Sensibilidade do cavalo e criação de vínculo emocional
O cavalo é um dos animais mais sensíveis do planeta. Ele tem a capacidade de perceber a mão ou perna trêmula do cavaleiro. Ele pode sentir o medo de uma pessoa que se aproxima dele. Você pode relutar em seguir o caminho quando se deparar com uma situação perigosa.
Apesar de ter vontade e força próprias, ele cria um vínculo afetivo com o ser humano quando sente uma relação mútua de confiança. A capacidade de percepção extra-sensorial faz do cavalo um animal único em terapias alternativas para melhoria da capacidade motora e cognitiva de pessoas com deficiência.
A marcha do cavalo é outro fator levado em consideração nos resultados alcançados com a equoterapia. Gilson Dias Pereira, educador físico da FCEE, relata que o andar do animal é muito semelhante ao movimento do caminhar humano, promovendo os estímulos necessários para o desenvolvimento global de crianças e adolescentes com deficiência.
“São mais de 1.200 estímulos em uma sessão de 30 minutos. Então essa criança está sempre desenvolvendo estímulos de percepção. O animal também sente, faz bem à criança, está sempre cuidando e observando.”
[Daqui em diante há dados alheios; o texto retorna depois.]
## Files before the change

### clonealign_amd/csrc/ca_eng_create.inc

```

constexpr double CA_ML_STREAM_FIXED_US = 6.6;
constexpr double CA_ML_STREAM_BYTES_PER_US = 5.62e6;
constexpr double CA_ML_MIN_STREAM_US = 45.0;
constexpr int CA_ML_MAX_PER = 4;
struct ca_mom_last_in {
  int slots;
  int n_cu;
  int nb_stream, nb_ovf;
  int ngrp, nred;
  int64_t image_bytes;
};
inline int ca_mom_last_free(const ca_mom_last_in& a) { return std::max(a.slots - a.nb_stream, 0); }
inline int ca_mom_last_free_x(const ca_mom_last_in& a) {
  const int xcd = std::max(a.n_cu / 32, 1);
  return a.slots / xcd - cdiv(a.nb_stream, xcd);
}
inline int ca_mom_last_per(const ca_mom_last_in& a) {
  const int xcd = std::max(a.n_cu / 32, 1), free_x = ca_mom_last_free_x(a);
  if (free_x < 1) return 0;
  return std::max(1, cdiv(a.ngrp, free_x * xcd));
}
inline bool ca_mom_last_pick(const ca_mom_last_in& a) {
  if (a.nb_stream + a.ngrp + a.nred <= a.slots) return false;
  const int per = ca_mom_last_per(a);
// ... 451 lines not shown
    h->mom_free_slots = ca_mom_last_free(ml);
    h->mom_last = variantx_on(h, CA_VARX_MOM_LAST, "CA_MOM_LAST_ON") || (variant_on(h, CA_VAR_MOM_LAST, "CA_MOM_LAST") && ca_mom_last_pick(ml));
    if (h->opt.variant_off & CA_VAR_MOM_LAST) h->mom_last = false;
    if (h->mom_last) {
      const int per = ca_mom_last_per(ml);
      h->mom_per = per < 1 ? CA_MOM_PER : std::min(per, CA_ML_MAX_PER);
      h->mom_nred = 2 * CA_MOM_NRED;
      const int lab = (h->opt.reserved[1] & ~0xFF) ? h->opt.reserved[1] >> 8 : 0;
      if (lab & 15) h->mom_per = lab & 15;
      if (lab & 16) h->mom_nred = CA_MOM_NRED;
      h->mom_ovf_first = (lab & 32) != 0;
    }
  }
  h->cell_lean = h->poly && variant_on(h, CA_VAR_CELL_LEAN, "CA_CELL_LEAN");
  h->cell_mfma = h->poly && variant_on(h, CA_VAR_CELL_MFMA, "CA_CELL_MFMA");
  h->gene_ride = h->poly && variant_on(h, CA_VAR_GENE_RIDE, "CA_GENE_RIDE");
  h->gene_cols = h->gene_ride && (h->opt.reserved[1] == 8 || (h->opt.reserved[1] != 7 && Nn <= CA_GENE_COLS_MAXN));
  h->ride_ok = h->ystore == CA_YSTORE_U8 && K == 1 && D <= 2 && h->fused_ok && !h->c16 && h->fwd_cell && (h->fc_tl == 6 || h->fc_tl == 8 || (h->fc_tl == 2 && h->fc_nbig == 0)) &&
               !h->y_ys && variant_on(h, CA_VAR_Y_RIDE, "CA_Y_RIDE");
  const bool tl1_ok = h->fc_tl == 1 && h->fc_nbig == 0 && !h->c16;
  h->ride_ys = h->y_ys && (!h->ys4 || (h->poly && D == 1 && !h->c16 && !h->s2)) && D <= 2 && h->fused_ok && h->fwd_cell && (h->fc_tl == 6 || tl1_ok || (h->fc_tl == 2 && h->fc_nbig == 0)) &&
               variant_on(h, CA_VAR_Y_RIDE, "CA_Y_RIDE");
  h->yfin_split = h->ride_ys && h->bwd_mfma && h->tail_fuse && variant_on(h, CA_VAR_YFIN_RIDE, "CA_YFIN_RIDE");
  if (h->y_ys && !h->ride_ys) h->async_y = false;
  {
    const int tiles = cdiv(Nn, 16), qb = tiles / std::max(h->n_cu, 1), rb = tiles - qb * h->n_cu;
    h->fwd_bal = h->ride_ys && !h->c16 && !h->s2 && D == 1 && C <= 8 && qb >= 1 && qb <= 6 && h->nk32 >= 96 && h->host_dev && variant_on(h, CA_VAR_FWD_BAL, "CA_FWD_BAL");
    if (h->fwd_bal) {
      h->bal_q = qb; h->bal_r = rb;
      h->bal_nchunk = rb > 0 ? std::min(CA_BAL_MAXCHUNK, h->n_cu / rb) : 0;
// ... 103 lines not shown
```

### clonealign_amd/csrc/ca_eng_loop.inc

```
int wait_y(ca_engine* h, bool all) {
  if (all) {
    if (h->y_pending) HIPCK(h, hipStreamWaitEvent(h->stream, h->ev_ydone, 0));
    h->y_pending = false; h->yw_pending = false;
  } else if (h->yw_pending) {
    HIPCK(h, hipStreamWaitEvent(h->stream, h->ev_ywdone, 0));
    h->yw_pending = false;
  }
  return CA_OK;
}
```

Adrian Gabriel da Silva Kuster tem 5 anos. Os pais ficaram um ano na lista de espera para conseguir uma vaga em equoterapia e iniciar o tratamento complementar do filho autista. Eles moram em Águas Mornas, na Grande Florianópolis, onde trabalham na fazenda.
Toda semana levam Adrian para a cavalaria da PM em São José. “Começamos este ano e estamos adorando”, comemora Sidinei Kuster, pai de Adrian.
Em menos de seis meses de tratamento, sua mãe, Ariana Karine da Silva Kuster, viu o menino desenvolver sua postura e habilidades sensoriais. “Em relação aos cheiros, experimentação com crina e textura do cavalo. Costumamos dizer que ele era uma plantinha. Hoje ele quer explorar as coisas, sair do lugar, entender as coisas”, descreve a mãe.
O cabo Gabriel faz questão de destacar isso. “O grande ator nisso tudo é o cavalo. É um animal muito dócil e que nos ajuda, ou nós ajudamos, a tentar levar um pouco mais de qualidade de vida para essas famílias, um pouco mais de aprendizado para essas crianças”, explica.
Como acessar o serviço
A equoterapia em parceria entre PMSC e FCEE é voltada para crianças e adolescentes entre quatro e 17 anos. Além disso, você deverá atender a um dos diagnósticos clínicos contemplados pelo projeto.
O atendimento é direcionado a portadores de deficiência intelectual moderada ou grave, deficiência múltipla, TEA (Transtorno do Espectro Autista) nível 2 ou 3, distúrbios que envolvam estruturas e funções do SNC (Sistema Nervoso Central) ocorridos durante o período de desenvolvimento neuropsicomotor, além aos alunos atendidos no SPE (Serviço Pedagógico Específico) da Cevi (Centro de Educação e Vivência) e que não frequentam o Programa de Reabilitação.
A porta de entrada para o atendimento é através da FCEE, responsável pelos encaminhamentos dos pacientes. No Regimento de Cavalaria PM em São José as sessões acontecem às terças e sextas-feiras. A equoterapia também é oferecida nos regimentos de Chapecó, Criciúma, Joinville e Lages.